*WHAT YOU ARE ASKED TO DO*. Every line below that carries the word "False" needs to be copied.

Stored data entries
------
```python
def _load():
    if not os.path.exists(_SO):
        raise EngineUnavailable(
            f"{_SO} not built — run oceanbase_amd/csrc/build.sh (the product "
            "path has no CPU fallback)")
    lib = C.CDLL(_SO)
    lib.obx_gpu_open.restype = C.c_int
    lib.obx_gpu_open.argtypes = [C.c_int, C.POINTER(C.c_void_p)]
    lib.obx_gpu_close.restype = C.c_int
    lib.obx_gpu_close.argtypes = [C.c_void_p]
    lib.obx_gpu_load_blocks.restype = C.c_int
    lib.obx_gpu_load_blocks.argtypes = [C.c_void_p, C.POINTER(abi.BlockSet)]
    lib.obx_gpu_load_cs_blocks.restype = C.c_int
    lib.obx_gpu_load_cs_blocks.argtypes = [C.c_void_p,
                                           C.POINTER(abi.BlockSet)]
    lib.obx_gpu_free_blocks.restype = C.c_int
    lib.obx_gpu_free_blocks.argtypes = [C.c_void_p, C.c_int]
    lib.obx_gpu_filter.restype = C.c_int
    lib.obx_gpu_filter.argtypes = [C.c_void_p, C.c_int,
                                   C.POINTER(abi.FilterDesc), C.c_int]
    lib.obx_gpu_fetch_bitmap.restype = C.c_int
    lib.obx_gpu_fetch_bitmap.argtypes = [C.c_void_p, C.c_int, C.c_void_p,
                                         C.c_int64]
    lib.obx_gpu_fetch_row_ids.restype = C.c_int
    lib.obx_gpu_fetch_row_ids.argtypes = [C.c_void_p, C.c_int, C.c_void_p,
                                          C.c_int64, C.POINTER(C.c_uint64)]
    lib.obx_gpu_fetch_blk_counts.restype = C.c_int
    lib.obx_gpu_fetch_blk_counts.argtypes = [C.c_void_p, C.c_int, C.c_void_p,
                                             C.c_int64]
    lib.obx_gpu_decode.restype = C.c_int
    lib.obx_gpu_decode.argtypes = [C.c_void_p, C.c_int,
                                   C.POINTER(C.c_uint16), C.c_uint16]
    lib.obx_gpu_fetch_col.restype = C.c_int
    lib.obx_gpu_fetch_col.argtypes = [C.c_void_p, C.c_int, C.c_uint16,
                                      C.c_void_p, C.c_int64]
    lib.obx_gpu_scan_project.restype = C.c_int
    lib.obx_gpu_scan_project.argtypes = [C.c_void_p, C.c_int,
                                         C.POINTER(abi.FilterDesc),
                                         C.POINTER(C.c_uint16), C.c_uint16,
                                         C.c_int, C.POINTER(C.c_uint64)]
    lib.obx_gpu_fetch_proj.restype = C.c_int
    lib.obx_gpu_fetch_proj.argtypes = [C.c_void_p, C.c_int, C.c_uint16,
                                       C.c_uint64, C.c_uint64, C.c_void_p,
                                       C.c_int64, C.c_void_p, C.c_int64,
                                       C.POINTER(C.c_uint64)]
    lib.obx_gpu_fetch_proj_row_nos.restype = C.c_int
    lib.obx_gpu_fetch_proj_row_nos.argtypes = [C.c_void_p, C.c_int,
                                               C.c_uint64, C.c_uint64,
                                               C.c_void_p, C.c_int64,
                                               C.POINTER(C.c_uint64)]
    lib.obx_gpu_last_proj_stage_ms.restype = C.c_double
    lib.obx_gpu_last_proj_stage_ms.argtypes = [C.c_void_p, C.c_int]
    lib.obx_gpu_scan_filter_agg.restype = C.c_int
    lib.obx_gpu_scan_filter_agg.argtypes = [C.c_void_p, C.c_int,
                                            C.POINTER(abi.FilterDesc),
                                            C.POINTER(abi.AggDesc),
                                            C.POINTER(abi.AggResult)]
    lib.obx_gpu_last_kernel_ms.restype = C.c_double
    lib.obx_gpu_last_kernel_ms.argtypes = [C.c_void_p]
    lib.obx_gpu_last_prep_ms.restype = C.c_double
    lib.obx_gpu_last_prep_ms.argtypes = [C.c_void_p]
    lib.obx_gpu_last_jit.restype = C.c_int
    lib.obx_gpu_last_jit.argtypes = [C.c_void_p]
    for f in ("obx_gpu_total_rows", "obx_gpu_total_bytes",
              "obx_gpu_last_survivors"):
        getattr(lib, f).restype = C.c_uint64
        getattr(lib, f).argtypes = [C.c_void_p, C.c_int]
    return lib


_lib = None


def lib():
    global _lib
    if _lib is None:
        _lib = _load()
    return _lib


class GpuEngine:
    def __init__(self, device=0):
        self._lib = lib()
        self._ctx = C.c_void_p()
        rc = self._lib.obx_gpu_open(device, C.byref(self._ctx))
        if rc == OBX_NO_GPU:
            raise EngineUnavailable("no HIP device visible (product path "
                                    "refuses to run without a GPU)")
        if rc != 0:
            raise RuntimeError(f"obx_gpu_open failed: {rc}")

    def close(self):
        if self._ctx:
            self._lib.obx_gpu_close(self._ctx)
            self._ctx = None

    def __del__(self):
        try:
            self.close()
        except Exception:
            pass

    def load(self, bs):
        h = self._lib.obx_gpu_load_blocks(self._ctx, C.byref(bs))
        if h < 0:
            raise RuntimeError(f"obx_gpu_load_blocks failed: {h}")
        return h

    def load_cs(self, cs_blocks, schema):
        from . import cs as _cs
        bs, keep = _cs.make_blockset(cs_blocks, schema)
        h = self._lib.obx_gpu_load_cs_blocks(self._ctx, C.byref(bs))
        if h < 0:
            raise RuntimeError(f"obx_gpu_load_cs_blocks failed: {h}")
        return h

    def free(self, handle):
        self._lib.obx_gpu_free_blocks(self._ctx, handle)

    def filter(self, handle, filter_desc, want_row_ids=False):
        rc = self._lib.obx_gpu_filter(self._ctx, handle,
                                      C.byref(filter_desc),
                                      1 if want_row_ids else 0)
        if rc != 0:
            raise RuntimeError(f"obx_gpu_filter failed: {rc}")
        return self._lib.obx_gpu_last_survivors(self._ctx, handle)

    def fetch_bitmap(self, handle):
        import numpy as np
        rows = self._lib.obx_gpu_total_rows(self._ctx, handle)
        out = np.zeros((rows + 7) // 8, dtype=np.uint8)
        rc = self._lib.obx_gpu_fetch_bitmap(self._ctx, handle,
                                            out.ctypes.data_as(C.c_void_p),
                                            out.nbytes)
        if rc != 0:
            raise RuntimeError(f"fetch_bitmap failed: {rc}")
        return out

    def fetch_row_ids(self, handle):
        import numpy as np
        rows = self._lib.obx_gpu_total_rows(self._ctx, handle)
        out = np.zeros(rows, dtype=np.int32)
        n = C.c_uint64(0)
        rc = self._lib.obx_gpu_fetch_row_ids(self._ctx, handle,
                                             out.ctypes.data_as(C.c_void_p),
                                             rows, C.byref(n))
        if rc != 0:
            raise RuntimeError(f"fetch_row_ids failed: {rc}")
        return out, int(n.value)

    def fetch_blk_counts(self, handle, n_blocks):
        import numpy as np
        out = np.zeros(n_blocks, dtype=np.uint32)
        rc = self._lib.obx_gpu_fetch_blk_counts(
            self._ctx, handle, out.ctypes.data_as(C.c_void_p), n_blocks)
        if rc != 0:
            raise RuntimeError(f"fetch_blk_counts failed: {rc}")
        return out

    def decode(self, handle, cols):
        arr = (C.c_uint16 * len(cols))(*cols)
        rc = self._lib.obx_gpu_decode(self._ctx, handle, arr, len(cols))
        if rc != 0:
            raise RuntimeError(f"obx_gpu_decode failed: {rc}")

    def fetch_col(self, handle, col, datum_len):
        import numpy as np
        rows = self._lib.obx_gpu_total_rows(self._ctx, handle)
        out = np.zeros(rows * datum_len, dtype=np.uint8)
        rc = self._lib.obx_gpu_fetch_col(self._ctx, handle, col,
                                         out.ctypes.data_as(C.c_void_p),
                                         out.nbytes)
        if rc != 0:
            raise RuntimeError(f"fetch_col failed: {rc}")
        return out

    def scan_project(self, handle, filter_desc, cols, want_row_nos=False):
        arr = (C.c_uint16 * len(cols))(*cols)
        n = C.c_uint64(0)
        rc = self._lib.obx_gpu_scan_project(
            self._ctx, handle,
            C.byref(filter_desc) if filter_desc is not None else None,
            arr, len(cols), 1 if want_row_nos else 0, C.byref(n))
        if rc != 0:
            raise RuntimeError(f"obx_gpu_scan_project failed: {rc}")
        return int(n.value)

    def _proj_window(self, handle, proj_idx, start, count):
        n = C.c_uint64(0)
        rc = self._lib.obx_gpu_fetch_proj(
            self._ctx, handle, proj_idx, start,
            count if count is not None else 2**63, None, 0, None, 0,
            C.byref(n))
        if rc != 0:
            raise RuntimeError(f"obx_gpu_fetch_proj failed: {rc}")
        return int(n.value)

    def fetch_proj(self, handle, proj_idx, datum_len, start=0, count=None):
        import numpy as np
        n = self._proj_window(handle, proj_idx, start, count)
        out = np.zeros(n * datum_len, dtype=np.uint8)
        nulls = np.zeros((n + 7) // 8, dtype=np.uint8)
        got = C.c_uint64(0)
        rc = self._lib.obx_gpu_fetch_proj(
            self._ctx, handle, proj_idx, start, n,
            out.ctypes.data_as(C.c_void_p), out.nbytes,
            nulls.ctypes.data_as(C.c_void_p), nulls.nbytes, C.byref(got))
        if rc != 0:
            raise RuntimeError(f"obx_gpu_fetch_proj failed: {rc}")
        assert got.value == n
        return out, nulls

    def fetch_proj_row_nos(self, handle, start=0, count=None):
        import numpy as np
        n = C.c_uint64(0)
        rc = self._lib.obx_gpu_fetch_proj_row_nos(
# ... 71 lines not shown
```

Baseline: 234.6 billion rows/s.

## Pack per-block column metadata into compact cached descriptors for JIT scan

Adds a 128-byte per-block descriptor that packs the block offset, length, row count and the needed columns' bit offset, count, width and flags into single u64 slots. A small kernel builds it, and it is cached per column set on the handle. The JIT v2 scan kernel loads this compact descriptor plus the block's leaf words up front and skips pruned blocks before staging, instead of reading the wide dev_block struct. This is meant to cut metadata load traffic and latency in the block loop. The cost is an extra build kernel on first use (counted as prep time), extra device memory, and an optional OBX_JIT_SGRID grid cap knob.

```diff
diff --git a/include/obx.h b/include/obx.h
--- a/include/obx.h
+++ b/include/obx.h
@@ -235,6 +235,8 @@
 double obx_gpu_last_kernel_ms(obx_gpu_ctx *ctx);
 double obx_gpu_last_prep_ms(obx_gpu_ctx *ctx);
 int obx_gpu_last_jit(obx_gpu_ctx *ctx);
+int obx_gpu_last_bdesc(obx_gpu_ctx *ctx);
+int64_t obx_gpu_bdesc_builds(obx_gpu_ctx *ctx, int handle);
 uint32_t obx_gpu_last_grid(obx_gpu_ctx *ctx);
 uint64_t obx_gpu_total_rows(obx_gpu_ctx *ctx, int handle);
 uint64_t obx_gpu_total_bytes(obx_gpu_ctx *ctx, int handle);
diff --git a/oceanbase_amd/csrc/obx_dev.h b/oceanbase_amd/csrc/obx_dev.h
--- a/oceanbase_amd/csrc/obx_dev.h
+++ b/oceanbase_amd/csrc/obx_dev.h
@@ -126,6 +126,57 @@
 
 #define OBX_DEV_MAX_NEED 12
 
+typedef struct __attribute__((aligned(128))) obx_bdesc {
+  uint64_t block_byte;
+  uint32_t block_len;
+  uint32_t row_count;
+  uint64_t slot[OBX_DEV_MAX_NEED];
+  uint64_t pad[2];
+} obx_bdesc;
+
+typedef struct obx_bdesc_cols {
+  uint16_t c[OBX_DEV_MAX_NEED];
+  uint32_t n;
+} obx_bdesc_cols;
+
+#define OBX_BD_OFF(s) ((uint32_t)(s))
+#define OBX_BD_COUNT(s) ((uint32_t)((s) >> 32) & 0xFFFFu)
+#define OBX_BD_WIDTH(s) ((uint32_t)((s) >> 48) & 0xFFu)
+#define OBX_BD_FLAGS(s) ((uint32_t)((s) >> 56))
+
+#if defined(__HIPCC__) || defined(__HIP_DEVICE_COMPILE__)
+__host__ __device__
+#endif
+static inline int obx_bdesc_pack_col(const dev_col *c, uint64_t block_byte,
+                                     uint64_t *slot) {
+  const uint32_t w = (c->flags & OBX_DF_BITPACK) ? (uint32_t)c->width
+                                                 : (uint32_t)c->width * 8u;
+  const uint32_t off = (uint32_t)(c->data_bit - block_byte * 8);
+  const int fits = c->count <= 0xFFFFu && w <= 0xFFu;
+  *slot = (uint64_t)off | ((uint64_t)(c->count & 0xFFFFu) << 32) |
+          ((uint64_t)(w & 0xFFu) << 48) | ((uint64_t)c->flags << 56);
+  return fits;
+}
+
+#if defined(__HIPCC__) || defined(__HIP_DEVICE_COMPILE__)
+__host__ __device__
+#endif
+static inline int obx_bdesc_pack(const dev_block *b, const uint16_t *cols,
+                                 uint32_t n_cols, obx_bdesc *out) {
+  int fits = 1;
+  out->block_byte = b->block_byte;
+  out->block_len = b->block_len;
+  out->row_count = b->row_count;
+  for (uint32_t i = 0; i < OBX_DEV_MAX_NEED; i++) {
+    out->slot[i] = 0;
+    if (i < n_cols)
+      fits &= obx_bdesc_pack_col(&b->cols[cols[i]], b->block_byte,
+                                 &out->slot[i]);
+  }
+  out->pad[0] = out->pad[1] = 0;
+  return fits;
+}
+
 typedef struct dev_pass_agg {
   uint8_t kind;
   uint8_t agg_idx;
diff --git a/oceanbase_amd/csrc/obx_engine.cpp b/oceanbase_amd/csrc/obx_engine.cpp
--- a/oceanbase_amd/csrc/obx_engine.cpp
+++ b/oceanbase_amd/csrc/obx_engine.cpp
@@ -19,6 +19,8 @@
   HIP_TRY(hipEventCreate(&ctx->ev_p0));
   HIP_TRY(hipEventCreate(&ctx->ev_p1));
   HIP_TRY(hipEventCreate(&ctx->ev_mid));
+  HIP_TRY(hipEventCreate(&ctx->ev_b0));
+  HIP_TRY(hipEventCreate(&ctx->ev_b1));
   {
     hipDeviceProp_t prop;
     HIP_TRY(hipGetDeviceProperties(&prop, device));
@@ -37,7 +39,7 @@
   ctx->handles.clear();
   (void)hipStreamDestroy(ctx->stream);
   for (hipEvent_t ev : {ctx->ev_start, ctx->ev_stop, ctx->ev_p0, ctx->ev_p1,
-                        ctx->ev_mid})
+                        ctx->ev_mid, ctx->ev_b0, ctx->ev_b1})
     (void)hipEventDestroy(ev);
   (void)hipHostFree(ctx->h_result);
   delete ctx;
@@ -55,6 +57,8 @@
     if (p) (void)hipFree(p);
   for (uint8_t *p : d_sel_out)
     if (p) (void)hipFree(p);
+  for (bdesc_set &s : bdesc)
+    if (s.d) (void)hipFree(s.d);
 }
 
 static obx_handle *lookup(obx_gpu_ctx *ctx, int handle) {
@@ -79,6 +83,10 @@
 static uint32_t jit_grid_for(uint32_t n_blocks, uint32_t n_cus, int wpb) {
   uint64_t g = (uint64_t)(n_cus ? n_cus : 1) * (uint32_t)(wpb > 0 ? wpb : 1) *
                OBX_JIT_GRID_WAVES;
+  if (const char *sg = getenv("OBX_JIT_SGRID")) {
+    const long v = atol(sg);
+    if (v >= 1 && (uint64_t)v < g) g = (uint64_t)v;
+  }
   if (g > n_blocks) g = n_blocks;
   return g ? (uint32_t)g : 1;
 }
@@ -152,6 +160,9 @@
     if (dc.enc == OBX_D_RAW || dc.enc == OBX_D_DICT || dc.enc == OBX_D_INTDIFF)
       w = (dc.flags & OBX_DF_BITPACK) ? dc.width : (uint32_t)dc.width * 8;
     if (w > h.col_maxw[c]) h.col_maxw[c] = w;
+    uint64_t slot;
+    if (!obx_bdesc_pack_col(&dc, db.block_byte, &slot))
+      h.col_bdesc_unfit[c] = true;
   }
   summarize_col_classes(h);
   if (db.row_count > h.max_block_rows) h.max_block_rows = db.row_count;
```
------
*ANSWER AREA*.
    def filter(self, handle, filter_desc, want_row_ids=False):
    def scan_project(self, handle, filter_desc, cols, want_row_nos=False):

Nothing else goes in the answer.